Material for the task Block Start

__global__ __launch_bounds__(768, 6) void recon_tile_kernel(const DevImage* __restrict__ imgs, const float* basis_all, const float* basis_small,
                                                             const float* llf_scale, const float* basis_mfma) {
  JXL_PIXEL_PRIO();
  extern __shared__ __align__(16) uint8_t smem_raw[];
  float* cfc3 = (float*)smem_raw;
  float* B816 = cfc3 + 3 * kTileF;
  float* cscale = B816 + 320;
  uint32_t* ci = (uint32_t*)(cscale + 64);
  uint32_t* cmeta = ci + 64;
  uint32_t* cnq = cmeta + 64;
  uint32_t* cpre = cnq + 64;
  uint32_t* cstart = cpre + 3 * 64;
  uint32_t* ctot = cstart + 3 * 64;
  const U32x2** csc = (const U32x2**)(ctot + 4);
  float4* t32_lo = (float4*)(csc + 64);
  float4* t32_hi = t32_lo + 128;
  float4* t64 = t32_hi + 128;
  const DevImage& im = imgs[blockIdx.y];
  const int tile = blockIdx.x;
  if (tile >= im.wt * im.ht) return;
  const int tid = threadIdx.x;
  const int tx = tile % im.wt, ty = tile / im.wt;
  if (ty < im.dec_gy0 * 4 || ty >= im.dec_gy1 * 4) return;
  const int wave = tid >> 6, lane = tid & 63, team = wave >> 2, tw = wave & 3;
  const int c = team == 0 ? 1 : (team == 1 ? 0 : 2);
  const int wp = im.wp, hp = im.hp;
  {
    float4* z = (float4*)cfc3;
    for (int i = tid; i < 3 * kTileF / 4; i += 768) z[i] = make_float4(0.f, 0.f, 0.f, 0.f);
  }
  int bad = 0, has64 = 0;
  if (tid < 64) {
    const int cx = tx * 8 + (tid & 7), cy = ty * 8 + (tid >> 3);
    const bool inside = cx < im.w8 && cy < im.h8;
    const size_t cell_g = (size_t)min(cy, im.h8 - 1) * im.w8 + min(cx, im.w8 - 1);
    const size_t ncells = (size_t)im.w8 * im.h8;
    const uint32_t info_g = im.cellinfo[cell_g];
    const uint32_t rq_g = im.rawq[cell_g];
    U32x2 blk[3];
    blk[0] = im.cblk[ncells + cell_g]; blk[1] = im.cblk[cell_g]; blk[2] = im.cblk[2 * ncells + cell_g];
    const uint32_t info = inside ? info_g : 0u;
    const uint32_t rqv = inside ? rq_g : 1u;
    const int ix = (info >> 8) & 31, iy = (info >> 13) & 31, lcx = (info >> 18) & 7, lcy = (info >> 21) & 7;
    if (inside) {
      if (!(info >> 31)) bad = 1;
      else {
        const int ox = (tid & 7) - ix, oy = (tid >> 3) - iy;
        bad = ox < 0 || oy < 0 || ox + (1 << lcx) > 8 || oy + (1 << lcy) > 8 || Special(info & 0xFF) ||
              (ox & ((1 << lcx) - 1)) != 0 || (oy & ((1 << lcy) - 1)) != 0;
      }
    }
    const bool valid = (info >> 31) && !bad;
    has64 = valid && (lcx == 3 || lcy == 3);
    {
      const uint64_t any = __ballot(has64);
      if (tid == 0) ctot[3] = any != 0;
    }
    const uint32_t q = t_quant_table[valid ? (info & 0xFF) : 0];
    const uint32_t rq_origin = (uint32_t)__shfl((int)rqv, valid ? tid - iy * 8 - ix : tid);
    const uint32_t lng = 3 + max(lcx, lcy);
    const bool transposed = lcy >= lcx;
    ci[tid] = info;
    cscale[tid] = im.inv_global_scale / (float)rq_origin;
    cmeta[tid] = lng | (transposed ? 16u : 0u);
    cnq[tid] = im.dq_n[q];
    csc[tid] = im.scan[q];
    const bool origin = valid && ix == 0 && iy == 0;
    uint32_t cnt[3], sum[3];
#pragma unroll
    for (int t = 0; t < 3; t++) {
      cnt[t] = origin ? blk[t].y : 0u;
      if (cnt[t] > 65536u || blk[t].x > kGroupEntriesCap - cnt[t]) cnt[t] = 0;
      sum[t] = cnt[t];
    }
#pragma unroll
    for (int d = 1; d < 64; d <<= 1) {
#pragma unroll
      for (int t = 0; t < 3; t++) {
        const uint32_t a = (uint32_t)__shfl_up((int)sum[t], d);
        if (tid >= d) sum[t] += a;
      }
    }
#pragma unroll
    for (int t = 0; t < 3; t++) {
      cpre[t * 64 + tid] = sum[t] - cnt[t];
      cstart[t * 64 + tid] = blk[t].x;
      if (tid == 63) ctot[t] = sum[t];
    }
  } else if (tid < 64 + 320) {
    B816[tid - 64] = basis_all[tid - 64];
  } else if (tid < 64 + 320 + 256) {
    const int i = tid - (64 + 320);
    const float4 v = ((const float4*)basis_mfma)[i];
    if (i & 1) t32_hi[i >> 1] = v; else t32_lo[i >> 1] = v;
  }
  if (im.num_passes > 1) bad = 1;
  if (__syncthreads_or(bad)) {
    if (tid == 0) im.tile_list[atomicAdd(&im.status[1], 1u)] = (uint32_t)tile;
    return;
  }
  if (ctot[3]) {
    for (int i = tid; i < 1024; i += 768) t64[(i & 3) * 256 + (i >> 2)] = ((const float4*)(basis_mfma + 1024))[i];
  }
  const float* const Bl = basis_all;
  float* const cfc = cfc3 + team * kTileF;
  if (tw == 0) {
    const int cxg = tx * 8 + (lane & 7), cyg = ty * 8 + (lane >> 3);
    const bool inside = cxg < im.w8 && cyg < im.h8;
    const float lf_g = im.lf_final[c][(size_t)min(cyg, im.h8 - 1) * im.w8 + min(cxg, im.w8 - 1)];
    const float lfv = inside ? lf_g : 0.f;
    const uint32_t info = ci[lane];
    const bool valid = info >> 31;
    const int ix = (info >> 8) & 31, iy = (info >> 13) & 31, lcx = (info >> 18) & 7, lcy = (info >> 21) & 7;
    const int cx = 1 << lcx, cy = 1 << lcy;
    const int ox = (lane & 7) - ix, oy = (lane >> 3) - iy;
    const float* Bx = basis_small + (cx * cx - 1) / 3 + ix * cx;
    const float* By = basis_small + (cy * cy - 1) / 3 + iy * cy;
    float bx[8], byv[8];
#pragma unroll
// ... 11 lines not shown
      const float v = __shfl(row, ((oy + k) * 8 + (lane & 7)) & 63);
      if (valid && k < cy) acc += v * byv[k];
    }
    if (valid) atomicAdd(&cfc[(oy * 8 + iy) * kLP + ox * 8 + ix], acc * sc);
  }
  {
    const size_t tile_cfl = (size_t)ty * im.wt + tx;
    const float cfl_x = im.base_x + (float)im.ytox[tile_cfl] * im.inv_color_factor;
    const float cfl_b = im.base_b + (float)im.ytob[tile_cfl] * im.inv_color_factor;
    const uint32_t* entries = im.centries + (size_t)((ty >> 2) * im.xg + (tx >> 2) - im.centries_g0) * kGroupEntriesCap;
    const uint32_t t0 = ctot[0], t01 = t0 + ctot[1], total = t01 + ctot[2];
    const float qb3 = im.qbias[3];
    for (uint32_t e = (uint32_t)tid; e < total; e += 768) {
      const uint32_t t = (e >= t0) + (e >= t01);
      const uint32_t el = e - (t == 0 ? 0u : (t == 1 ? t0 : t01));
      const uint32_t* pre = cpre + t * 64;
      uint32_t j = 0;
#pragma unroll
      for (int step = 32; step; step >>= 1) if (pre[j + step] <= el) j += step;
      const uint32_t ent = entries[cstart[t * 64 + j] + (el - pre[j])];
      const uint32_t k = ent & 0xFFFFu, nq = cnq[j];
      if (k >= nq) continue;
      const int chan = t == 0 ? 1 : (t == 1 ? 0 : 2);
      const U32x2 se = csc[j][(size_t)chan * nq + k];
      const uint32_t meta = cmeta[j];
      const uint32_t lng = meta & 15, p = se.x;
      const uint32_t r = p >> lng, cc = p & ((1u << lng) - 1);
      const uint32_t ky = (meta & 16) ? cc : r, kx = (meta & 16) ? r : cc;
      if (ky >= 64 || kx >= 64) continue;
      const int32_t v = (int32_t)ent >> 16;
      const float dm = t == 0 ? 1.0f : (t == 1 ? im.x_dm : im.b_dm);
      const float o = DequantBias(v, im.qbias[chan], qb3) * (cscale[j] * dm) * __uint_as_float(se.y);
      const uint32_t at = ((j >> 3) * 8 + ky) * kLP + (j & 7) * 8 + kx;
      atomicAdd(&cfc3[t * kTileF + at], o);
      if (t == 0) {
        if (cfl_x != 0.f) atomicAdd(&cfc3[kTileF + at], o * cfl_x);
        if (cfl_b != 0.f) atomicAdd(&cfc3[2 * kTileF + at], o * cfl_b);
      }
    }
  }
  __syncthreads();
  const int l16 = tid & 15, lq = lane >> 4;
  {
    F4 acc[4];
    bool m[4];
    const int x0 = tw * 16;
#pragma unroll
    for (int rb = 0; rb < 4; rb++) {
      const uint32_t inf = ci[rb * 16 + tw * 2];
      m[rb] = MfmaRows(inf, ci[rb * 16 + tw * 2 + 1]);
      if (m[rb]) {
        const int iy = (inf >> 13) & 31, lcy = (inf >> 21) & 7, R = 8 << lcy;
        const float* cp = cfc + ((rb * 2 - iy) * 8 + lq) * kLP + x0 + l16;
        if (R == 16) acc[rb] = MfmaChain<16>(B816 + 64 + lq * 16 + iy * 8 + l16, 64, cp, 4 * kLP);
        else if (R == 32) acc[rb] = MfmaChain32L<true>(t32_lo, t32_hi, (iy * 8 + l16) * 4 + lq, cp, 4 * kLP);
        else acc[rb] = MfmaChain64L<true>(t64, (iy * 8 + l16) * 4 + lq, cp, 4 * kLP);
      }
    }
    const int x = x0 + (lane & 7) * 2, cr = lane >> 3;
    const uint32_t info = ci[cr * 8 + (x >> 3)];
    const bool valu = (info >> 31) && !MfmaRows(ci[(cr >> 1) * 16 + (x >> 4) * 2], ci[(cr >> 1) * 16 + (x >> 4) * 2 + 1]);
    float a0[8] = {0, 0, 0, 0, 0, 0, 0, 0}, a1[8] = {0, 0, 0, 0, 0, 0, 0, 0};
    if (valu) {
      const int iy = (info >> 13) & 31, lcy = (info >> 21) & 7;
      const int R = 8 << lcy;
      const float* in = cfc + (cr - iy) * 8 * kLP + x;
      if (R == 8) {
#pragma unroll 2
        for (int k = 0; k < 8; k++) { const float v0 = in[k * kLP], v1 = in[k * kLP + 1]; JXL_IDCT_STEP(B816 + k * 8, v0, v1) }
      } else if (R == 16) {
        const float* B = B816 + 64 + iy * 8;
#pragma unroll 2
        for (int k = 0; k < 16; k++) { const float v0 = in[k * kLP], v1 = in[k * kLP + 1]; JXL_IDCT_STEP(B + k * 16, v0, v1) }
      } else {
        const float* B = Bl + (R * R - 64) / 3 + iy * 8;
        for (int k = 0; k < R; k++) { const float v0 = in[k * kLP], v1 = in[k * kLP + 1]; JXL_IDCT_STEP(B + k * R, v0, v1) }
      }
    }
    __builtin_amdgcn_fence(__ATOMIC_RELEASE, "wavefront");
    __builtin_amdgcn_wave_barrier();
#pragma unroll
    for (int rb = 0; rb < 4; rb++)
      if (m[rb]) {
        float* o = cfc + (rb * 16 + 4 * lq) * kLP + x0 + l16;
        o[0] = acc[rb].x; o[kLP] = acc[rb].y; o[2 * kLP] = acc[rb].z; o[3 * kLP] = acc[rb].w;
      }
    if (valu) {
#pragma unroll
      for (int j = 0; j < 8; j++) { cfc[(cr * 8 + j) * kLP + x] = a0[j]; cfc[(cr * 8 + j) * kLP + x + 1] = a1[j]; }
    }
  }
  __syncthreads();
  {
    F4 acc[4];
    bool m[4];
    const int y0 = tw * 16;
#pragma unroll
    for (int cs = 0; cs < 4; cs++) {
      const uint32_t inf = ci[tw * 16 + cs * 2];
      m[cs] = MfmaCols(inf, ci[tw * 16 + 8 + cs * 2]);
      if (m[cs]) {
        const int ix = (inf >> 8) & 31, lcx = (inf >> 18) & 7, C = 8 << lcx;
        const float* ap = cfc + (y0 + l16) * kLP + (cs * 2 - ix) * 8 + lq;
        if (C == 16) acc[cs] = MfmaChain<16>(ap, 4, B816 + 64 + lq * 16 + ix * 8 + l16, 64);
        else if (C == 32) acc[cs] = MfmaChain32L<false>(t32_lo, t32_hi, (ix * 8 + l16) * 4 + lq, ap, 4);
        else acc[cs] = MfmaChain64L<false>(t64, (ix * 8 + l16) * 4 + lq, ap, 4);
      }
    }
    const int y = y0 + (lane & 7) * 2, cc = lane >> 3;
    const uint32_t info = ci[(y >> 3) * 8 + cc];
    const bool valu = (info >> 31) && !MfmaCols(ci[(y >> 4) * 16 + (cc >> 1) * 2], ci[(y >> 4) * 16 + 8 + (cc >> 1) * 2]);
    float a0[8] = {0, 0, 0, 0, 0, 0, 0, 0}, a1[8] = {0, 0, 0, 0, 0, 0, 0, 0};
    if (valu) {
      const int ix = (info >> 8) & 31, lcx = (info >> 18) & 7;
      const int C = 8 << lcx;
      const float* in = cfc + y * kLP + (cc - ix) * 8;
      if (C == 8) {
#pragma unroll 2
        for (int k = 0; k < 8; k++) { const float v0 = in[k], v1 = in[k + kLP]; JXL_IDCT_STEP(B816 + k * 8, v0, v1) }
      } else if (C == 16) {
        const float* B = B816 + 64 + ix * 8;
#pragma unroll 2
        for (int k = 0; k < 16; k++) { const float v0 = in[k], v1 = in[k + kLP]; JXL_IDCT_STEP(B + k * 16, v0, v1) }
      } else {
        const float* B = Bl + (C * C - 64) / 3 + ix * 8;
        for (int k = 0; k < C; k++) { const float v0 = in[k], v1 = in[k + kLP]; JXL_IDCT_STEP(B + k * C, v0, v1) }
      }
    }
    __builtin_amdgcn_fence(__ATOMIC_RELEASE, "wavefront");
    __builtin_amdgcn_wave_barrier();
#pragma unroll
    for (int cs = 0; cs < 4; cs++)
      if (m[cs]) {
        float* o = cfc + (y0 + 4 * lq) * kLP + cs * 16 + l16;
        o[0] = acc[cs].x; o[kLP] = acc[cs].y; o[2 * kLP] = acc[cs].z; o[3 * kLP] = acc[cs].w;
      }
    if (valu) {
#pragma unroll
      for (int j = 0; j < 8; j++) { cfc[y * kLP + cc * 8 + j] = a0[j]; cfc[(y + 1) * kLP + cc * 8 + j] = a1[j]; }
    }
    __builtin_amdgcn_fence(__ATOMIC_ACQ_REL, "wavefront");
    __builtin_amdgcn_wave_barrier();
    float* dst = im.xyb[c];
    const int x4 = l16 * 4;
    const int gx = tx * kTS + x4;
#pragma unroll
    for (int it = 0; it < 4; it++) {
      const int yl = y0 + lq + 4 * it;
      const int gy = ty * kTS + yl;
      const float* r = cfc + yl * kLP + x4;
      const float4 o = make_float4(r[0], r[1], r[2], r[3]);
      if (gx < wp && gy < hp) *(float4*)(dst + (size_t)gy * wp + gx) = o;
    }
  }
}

Material for the task Block End
Material for the task Block Start

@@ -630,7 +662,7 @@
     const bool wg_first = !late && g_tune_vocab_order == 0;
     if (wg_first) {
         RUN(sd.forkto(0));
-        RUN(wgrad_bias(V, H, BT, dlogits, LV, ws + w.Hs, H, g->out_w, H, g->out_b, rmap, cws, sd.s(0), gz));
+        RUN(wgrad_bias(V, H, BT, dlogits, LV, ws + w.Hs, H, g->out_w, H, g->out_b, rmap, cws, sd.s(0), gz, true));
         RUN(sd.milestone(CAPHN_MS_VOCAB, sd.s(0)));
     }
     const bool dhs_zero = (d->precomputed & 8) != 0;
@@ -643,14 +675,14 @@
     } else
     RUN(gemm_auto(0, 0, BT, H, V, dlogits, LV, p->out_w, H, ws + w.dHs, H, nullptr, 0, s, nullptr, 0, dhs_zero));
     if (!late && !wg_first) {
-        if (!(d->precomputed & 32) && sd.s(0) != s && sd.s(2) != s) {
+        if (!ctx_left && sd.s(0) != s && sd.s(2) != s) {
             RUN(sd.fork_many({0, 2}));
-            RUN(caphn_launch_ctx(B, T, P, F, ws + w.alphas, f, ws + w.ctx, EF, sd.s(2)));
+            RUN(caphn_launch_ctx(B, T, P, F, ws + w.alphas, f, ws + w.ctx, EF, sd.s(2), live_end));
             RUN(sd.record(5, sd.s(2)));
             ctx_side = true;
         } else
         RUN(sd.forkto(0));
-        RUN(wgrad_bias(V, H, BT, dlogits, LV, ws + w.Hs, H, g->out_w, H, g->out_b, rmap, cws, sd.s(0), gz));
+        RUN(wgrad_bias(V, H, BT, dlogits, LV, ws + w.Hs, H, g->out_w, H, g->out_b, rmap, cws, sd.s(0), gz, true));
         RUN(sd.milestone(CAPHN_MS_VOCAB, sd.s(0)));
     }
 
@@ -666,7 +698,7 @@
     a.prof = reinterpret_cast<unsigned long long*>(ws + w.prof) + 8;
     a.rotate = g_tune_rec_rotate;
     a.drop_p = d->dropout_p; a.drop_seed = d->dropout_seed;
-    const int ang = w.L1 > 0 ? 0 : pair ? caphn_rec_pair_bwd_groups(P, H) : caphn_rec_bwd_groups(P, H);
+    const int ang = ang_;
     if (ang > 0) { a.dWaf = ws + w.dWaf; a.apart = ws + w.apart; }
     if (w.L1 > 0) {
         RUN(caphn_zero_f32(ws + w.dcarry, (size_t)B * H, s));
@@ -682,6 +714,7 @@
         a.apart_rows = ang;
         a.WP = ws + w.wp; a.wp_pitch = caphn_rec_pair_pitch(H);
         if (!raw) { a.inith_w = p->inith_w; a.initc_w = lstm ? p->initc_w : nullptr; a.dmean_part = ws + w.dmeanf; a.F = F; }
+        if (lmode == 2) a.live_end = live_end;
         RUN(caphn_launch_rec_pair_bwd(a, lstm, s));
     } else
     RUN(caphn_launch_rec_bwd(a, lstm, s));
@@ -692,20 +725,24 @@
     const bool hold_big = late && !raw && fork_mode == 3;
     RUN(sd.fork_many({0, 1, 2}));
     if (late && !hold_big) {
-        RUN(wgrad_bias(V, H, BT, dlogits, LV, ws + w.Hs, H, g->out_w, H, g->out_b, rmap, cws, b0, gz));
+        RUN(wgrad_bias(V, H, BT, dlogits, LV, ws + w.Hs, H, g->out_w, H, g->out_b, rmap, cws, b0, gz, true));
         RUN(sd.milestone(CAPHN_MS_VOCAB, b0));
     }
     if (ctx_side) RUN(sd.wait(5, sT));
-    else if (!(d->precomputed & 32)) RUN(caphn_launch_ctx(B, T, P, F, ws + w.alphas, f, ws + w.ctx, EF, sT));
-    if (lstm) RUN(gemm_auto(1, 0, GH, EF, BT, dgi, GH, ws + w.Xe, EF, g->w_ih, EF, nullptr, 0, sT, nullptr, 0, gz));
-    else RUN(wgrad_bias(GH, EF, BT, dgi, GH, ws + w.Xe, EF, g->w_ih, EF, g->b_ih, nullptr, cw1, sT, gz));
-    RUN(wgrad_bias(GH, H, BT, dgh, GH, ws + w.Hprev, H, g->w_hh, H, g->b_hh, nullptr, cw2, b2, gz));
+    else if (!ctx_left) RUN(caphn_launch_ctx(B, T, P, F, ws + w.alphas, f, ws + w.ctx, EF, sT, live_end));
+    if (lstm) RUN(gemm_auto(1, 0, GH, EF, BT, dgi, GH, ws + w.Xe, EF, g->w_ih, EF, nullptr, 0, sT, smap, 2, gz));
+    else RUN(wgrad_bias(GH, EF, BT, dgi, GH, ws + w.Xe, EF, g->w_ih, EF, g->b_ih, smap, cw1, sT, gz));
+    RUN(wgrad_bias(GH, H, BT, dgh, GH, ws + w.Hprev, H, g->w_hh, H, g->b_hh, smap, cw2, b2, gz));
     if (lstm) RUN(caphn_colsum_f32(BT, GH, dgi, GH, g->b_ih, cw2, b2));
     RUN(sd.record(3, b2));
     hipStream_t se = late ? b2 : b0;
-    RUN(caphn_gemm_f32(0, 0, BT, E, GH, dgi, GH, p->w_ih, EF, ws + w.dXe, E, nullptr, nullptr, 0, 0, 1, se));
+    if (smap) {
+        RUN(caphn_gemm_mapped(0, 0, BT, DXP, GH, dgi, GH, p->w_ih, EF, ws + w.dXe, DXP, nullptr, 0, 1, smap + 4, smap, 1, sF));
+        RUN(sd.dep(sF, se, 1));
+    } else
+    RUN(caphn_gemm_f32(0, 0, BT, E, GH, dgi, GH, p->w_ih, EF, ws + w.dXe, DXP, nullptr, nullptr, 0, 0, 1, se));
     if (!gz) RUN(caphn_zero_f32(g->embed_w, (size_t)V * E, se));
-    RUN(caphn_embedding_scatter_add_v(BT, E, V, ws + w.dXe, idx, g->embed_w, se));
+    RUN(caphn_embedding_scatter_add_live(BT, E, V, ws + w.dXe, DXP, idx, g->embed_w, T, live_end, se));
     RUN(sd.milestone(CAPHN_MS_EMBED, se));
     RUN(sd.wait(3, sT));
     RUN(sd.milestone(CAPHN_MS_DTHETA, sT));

Material for the task Block End
Material for the task Block Start

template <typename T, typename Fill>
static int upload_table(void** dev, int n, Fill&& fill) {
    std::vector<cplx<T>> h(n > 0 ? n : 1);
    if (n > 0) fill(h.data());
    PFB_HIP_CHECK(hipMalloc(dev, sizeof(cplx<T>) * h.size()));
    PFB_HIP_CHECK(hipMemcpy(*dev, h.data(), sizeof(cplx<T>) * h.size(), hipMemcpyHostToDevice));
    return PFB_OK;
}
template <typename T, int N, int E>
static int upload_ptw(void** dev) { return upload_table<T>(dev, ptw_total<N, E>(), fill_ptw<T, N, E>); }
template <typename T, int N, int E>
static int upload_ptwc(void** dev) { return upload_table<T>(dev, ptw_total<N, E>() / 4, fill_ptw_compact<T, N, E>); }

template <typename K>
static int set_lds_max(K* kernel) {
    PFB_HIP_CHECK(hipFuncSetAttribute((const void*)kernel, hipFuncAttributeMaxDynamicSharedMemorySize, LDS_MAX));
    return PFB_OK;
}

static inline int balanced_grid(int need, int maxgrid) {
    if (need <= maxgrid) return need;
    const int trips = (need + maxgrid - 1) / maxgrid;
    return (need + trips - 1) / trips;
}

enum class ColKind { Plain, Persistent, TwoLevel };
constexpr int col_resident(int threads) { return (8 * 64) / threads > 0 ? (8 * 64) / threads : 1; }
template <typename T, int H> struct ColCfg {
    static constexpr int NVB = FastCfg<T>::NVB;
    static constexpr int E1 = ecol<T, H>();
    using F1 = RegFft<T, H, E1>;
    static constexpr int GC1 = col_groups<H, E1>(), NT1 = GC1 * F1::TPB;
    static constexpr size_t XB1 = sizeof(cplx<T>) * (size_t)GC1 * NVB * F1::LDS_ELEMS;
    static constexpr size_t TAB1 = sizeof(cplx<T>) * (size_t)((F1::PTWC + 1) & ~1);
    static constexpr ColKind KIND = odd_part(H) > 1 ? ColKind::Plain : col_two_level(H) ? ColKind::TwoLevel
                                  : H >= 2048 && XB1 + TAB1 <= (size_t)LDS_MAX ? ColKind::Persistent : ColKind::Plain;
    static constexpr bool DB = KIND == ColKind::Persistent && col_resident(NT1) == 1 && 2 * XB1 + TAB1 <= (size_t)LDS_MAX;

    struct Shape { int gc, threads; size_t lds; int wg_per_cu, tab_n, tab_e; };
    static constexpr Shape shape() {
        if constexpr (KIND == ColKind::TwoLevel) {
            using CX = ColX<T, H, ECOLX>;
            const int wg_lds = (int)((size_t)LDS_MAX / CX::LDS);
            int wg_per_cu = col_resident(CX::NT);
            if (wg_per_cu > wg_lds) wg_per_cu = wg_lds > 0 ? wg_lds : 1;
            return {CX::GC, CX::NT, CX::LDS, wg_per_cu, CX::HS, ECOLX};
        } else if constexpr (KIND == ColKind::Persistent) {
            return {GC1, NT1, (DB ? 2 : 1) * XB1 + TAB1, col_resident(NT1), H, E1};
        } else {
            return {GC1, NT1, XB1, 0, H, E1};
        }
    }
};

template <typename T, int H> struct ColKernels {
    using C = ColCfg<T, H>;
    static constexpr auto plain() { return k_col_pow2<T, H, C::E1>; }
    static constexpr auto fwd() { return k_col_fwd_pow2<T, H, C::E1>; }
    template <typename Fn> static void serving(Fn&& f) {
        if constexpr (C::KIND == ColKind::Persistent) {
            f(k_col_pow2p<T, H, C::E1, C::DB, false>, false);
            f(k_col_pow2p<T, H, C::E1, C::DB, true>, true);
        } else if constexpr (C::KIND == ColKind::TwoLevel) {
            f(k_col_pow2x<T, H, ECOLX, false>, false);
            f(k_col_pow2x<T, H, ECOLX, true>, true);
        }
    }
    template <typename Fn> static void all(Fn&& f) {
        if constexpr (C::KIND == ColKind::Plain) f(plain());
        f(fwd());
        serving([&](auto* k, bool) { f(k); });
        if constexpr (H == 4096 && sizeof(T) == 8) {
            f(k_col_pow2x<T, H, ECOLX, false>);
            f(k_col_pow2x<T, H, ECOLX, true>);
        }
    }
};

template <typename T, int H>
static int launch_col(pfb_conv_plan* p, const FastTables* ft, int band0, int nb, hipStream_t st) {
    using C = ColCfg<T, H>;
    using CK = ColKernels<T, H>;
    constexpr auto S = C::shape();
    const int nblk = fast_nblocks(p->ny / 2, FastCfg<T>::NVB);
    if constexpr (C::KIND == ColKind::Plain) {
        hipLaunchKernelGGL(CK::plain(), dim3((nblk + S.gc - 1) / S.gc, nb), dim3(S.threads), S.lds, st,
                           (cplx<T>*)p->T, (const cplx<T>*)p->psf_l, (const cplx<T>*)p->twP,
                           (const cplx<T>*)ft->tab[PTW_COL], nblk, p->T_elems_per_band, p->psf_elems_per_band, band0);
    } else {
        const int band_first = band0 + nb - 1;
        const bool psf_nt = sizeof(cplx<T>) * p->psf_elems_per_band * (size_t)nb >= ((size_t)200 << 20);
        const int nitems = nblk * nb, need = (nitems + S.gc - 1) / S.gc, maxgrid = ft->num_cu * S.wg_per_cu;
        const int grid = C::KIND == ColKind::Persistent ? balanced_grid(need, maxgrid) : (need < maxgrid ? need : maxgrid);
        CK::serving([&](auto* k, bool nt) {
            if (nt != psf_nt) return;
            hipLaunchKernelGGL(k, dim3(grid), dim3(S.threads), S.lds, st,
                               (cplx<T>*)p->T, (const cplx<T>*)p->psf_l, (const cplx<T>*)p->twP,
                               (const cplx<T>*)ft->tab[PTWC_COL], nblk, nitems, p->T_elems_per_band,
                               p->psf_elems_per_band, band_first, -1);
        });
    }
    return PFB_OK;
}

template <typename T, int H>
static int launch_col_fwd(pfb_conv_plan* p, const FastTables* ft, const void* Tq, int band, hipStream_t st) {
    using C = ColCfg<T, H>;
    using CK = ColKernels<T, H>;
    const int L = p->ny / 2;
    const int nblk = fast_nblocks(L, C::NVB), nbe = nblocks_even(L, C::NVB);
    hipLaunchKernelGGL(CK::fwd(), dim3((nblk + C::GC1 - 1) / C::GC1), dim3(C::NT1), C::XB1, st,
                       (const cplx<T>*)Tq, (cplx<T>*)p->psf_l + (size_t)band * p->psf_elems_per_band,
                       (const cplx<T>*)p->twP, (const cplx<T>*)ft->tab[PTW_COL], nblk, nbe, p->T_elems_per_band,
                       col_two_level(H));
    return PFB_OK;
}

Material for the task Block End

The stretch of entries above that starts with the line containing "a0[j]; cfc[(cr *" and goes on through the line containing "const float* ap" is to be transcribed exactly, and no other line is to be transcribed.

Exercise response =>
      for (int j = 0; j < 8; j++) { cfc[(cr * 8 + j) * kLP + x] = a0[j]; cfc[(cr * 8 + j) * kLP + x + 1] = a1[j]; }
    }
  }
  __syncthreads();
  {
    F4 acc[4];
    bool m[4];
    const int y0 = tw * 16;
#pragma unroll
    for (int cs = 0; cs < 4; cs++) {
      const uint32_t inf = ci[tw * 16 + cs * 2];
      m[cs] = MfmaCols(inf, ci[tw * 16 + 8 + cs * 2]);
      if (m[cs]) {
        const int ix = (inf >> 8) & 31, lcx = (inf >> 18) & 7, C = 8 << lcx;
        const float* ap = cfc + (y0 + l16) * kLP + (cs * 2 - ix) * 8 + lq;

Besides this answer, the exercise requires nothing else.